→ **What the task requires**: Using the material below, work out how many lines contain the word "internal". Reply with the number and nothing more.

▼

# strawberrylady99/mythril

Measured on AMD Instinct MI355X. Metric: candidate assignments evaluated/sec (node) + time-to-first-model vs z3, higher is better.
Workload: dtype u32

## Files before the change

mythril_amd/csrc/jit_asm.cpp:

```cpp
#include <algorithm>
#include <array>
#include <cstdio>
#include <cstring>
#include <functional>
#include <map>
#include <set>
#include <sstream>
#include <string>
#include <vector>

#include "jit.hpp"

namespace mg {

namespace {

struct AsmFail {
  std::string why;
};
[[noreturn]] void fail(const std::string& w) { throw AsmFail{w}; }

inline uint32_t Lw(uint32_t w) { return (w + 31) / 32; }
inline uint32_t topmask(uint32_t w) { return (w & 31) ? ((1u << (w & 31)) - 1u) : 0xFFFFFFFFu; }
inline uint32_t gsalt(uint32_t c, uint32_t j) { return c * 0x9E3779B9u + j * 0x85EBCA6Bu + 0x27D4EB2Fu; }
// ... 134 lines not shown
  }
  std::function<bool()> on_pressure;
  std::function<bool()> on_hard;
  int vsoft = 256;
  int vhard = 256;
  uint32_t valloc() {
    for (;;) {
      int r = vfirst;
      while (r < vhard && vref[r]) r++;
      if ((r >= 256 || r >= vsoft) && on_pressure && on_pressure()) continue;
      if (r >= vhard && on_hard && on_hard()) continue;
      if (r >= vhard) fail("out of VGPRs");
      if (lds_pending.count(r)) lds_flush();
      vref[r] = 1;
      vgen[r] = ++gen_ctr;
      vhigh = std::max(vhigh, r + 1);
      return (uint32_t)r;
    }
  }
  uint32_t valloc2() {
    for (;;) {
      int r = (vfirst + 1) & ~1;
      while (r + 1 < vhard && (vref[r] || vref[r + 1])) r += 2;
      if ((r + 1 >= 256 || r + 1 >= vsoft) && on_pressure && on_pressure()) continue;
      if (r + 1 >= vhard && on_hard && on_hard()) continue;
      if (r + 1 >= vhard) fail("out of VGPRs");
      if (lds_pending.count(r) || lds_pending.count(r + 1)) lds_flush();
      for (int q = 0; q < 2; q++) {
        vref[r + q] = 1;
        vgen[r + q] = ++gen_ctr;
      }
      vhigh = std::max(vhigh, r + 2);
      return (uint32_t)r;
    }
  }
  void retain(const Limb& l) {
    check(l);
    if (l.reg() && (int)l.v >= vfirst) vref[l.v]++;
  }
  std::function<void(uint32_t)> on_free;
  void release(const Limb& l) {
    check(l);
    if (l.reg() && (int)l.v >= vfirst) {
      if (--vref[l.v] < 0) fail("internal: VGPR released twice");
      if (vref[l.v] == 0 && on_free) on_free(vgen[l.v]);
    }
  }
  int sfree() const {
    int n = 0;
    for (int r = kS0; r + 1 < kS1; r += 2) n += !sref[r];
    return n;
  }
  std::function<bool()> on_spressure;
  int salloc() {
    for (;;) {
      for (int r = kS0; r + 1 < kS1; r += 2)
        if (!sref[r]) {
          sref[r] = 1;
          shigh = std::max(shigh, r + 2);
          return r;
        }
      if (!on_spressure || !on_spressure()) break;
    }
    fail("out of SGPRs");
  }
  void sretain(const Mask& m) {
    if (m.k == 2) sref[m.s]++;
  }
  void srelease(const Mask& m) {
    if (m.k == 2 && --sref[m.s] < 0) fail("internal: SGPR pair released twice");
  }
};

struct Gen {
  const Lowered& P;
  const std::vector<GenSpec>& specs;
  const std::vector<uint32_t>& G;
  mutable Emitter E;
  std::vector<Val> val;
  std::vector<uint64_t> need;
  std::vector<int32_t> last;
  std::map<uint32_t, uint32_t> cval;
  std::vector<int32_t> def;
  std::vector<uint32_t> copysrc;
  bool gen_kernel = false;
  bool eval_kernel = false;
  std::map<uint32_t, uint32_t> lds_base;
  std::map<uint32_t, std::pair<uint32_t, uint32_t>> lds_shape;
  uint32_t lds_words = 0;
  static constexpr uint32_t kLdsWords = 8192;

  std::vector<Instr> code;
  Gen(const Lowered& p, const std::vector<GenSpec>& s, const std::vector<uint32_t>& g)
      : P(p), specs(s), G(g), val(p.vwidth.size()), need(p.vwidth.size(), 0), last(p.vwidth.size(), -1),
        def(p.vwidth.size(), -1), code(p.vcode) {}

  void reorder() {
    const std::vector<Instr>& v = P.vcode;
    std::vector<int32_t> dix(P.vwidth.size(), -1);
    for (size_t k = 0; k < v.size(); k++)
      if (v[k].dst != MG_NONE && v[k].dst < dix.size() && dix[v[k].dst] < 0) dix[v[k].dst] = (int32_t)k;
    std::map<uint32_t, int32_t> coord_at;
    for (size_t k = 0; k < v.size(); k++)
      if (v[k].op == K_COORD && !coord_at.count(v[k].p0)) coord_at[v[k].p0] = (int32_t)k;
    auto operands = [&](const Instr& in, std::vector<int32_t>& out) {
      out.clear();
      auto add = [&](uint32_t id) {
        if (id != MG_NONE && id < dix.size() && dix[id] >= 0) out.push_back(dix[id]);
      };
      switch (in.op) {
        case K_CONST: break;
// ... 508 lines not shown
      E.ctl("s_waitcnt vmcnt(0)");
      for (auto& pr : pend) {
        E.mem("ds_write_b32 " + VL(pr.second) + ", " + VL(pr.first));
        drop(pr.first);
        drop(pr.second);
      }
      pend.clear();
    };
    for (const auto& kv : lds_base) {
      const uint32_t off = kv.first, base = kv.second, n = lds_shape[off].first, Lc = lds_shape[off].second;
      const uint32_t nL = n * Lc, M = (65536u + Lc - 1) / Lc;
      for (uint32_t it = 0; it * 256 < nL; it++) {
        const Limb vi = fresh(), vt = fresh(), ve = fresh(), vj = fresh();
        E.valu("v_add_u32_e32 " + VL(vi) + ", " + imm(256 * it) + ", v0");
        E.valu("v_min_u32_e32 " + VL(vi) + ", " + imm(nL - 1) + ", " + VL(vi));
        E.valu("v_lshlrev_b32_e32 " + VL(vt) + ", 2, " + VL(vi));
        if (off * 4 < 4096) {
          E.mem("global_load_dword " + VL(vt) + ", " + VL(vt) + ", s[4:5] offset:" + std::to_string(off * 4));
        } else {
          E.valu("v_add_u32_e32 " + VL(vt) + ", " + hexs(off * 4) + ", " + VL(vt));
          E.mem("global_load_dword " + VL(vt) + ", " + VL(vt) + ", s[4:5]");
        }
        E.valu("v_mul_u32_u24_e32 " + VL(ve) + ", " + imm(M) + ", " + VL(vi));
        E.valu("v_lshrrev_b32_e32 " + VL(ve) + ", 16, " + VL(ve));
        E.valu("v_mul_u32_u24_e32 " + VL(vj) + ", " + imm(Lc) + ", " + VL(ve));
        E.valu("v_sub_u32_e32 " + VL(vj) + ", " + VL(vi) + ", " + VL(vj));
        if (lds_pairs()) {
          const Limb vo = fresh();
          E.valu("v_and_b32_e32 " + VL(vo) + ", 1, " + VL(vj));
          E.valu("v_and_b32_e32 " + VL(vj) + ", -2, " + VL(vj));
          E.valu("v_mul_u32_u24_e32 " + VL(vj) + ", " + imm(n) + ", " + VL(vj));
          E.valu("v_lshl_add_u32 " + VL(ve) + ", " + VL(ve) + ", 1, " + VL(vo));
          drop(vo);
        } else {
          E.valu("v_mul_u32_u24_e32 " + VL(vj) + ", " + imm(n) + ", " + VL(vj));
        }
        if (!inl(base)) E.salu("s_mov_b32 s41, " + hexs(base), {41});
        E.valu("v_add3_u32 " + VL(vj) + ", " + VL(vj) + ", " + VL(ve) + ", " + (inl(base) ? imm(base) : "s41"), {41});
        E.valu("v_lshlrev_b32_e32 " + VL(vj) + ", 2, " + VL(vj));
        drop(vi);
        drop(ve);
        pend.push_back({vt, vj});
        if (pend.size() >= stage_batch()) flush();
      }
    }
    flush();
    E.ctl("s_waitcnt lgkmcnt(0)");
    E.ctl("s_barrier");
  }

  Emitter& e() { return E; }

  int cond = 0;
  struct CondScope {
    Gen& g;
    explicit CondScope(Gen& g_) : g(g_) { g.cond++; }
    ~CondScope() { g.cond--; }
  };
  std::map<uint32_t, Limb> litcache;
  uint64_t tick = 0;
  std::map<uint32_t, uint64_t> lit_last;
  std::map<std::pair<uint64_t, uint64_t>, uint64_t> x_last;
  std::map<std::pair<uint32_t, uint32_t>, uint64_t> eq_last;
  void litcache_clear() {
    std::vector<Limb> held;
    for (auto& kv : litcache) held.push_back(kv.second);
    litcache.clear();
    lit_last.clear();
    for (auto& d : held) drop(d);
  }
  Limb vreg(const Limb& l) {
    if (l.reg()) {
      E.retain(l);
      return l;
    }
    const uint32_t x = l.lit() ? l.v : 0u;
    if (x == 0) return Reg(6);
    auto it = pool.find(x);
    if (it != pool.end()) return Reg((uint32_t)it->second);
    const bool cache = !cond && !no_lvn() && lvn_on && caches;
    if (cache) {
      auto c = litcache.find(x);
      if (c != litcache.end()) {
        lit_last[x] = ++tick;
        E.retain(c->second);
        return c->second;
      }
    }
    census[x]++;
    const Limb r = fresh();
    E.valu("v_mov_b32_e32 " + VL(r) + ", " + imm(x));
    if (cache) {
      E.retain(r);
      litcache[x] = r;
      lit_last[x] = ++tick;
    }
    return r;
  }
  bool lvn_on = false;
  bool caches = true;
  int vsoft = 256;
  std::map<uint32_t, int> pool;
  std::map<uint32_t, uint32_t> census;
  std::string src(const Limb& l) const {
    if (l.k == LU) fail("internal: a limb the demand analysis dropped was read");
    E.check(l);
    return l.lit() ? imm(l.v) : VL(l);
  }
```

▲

→ **Solution**: 3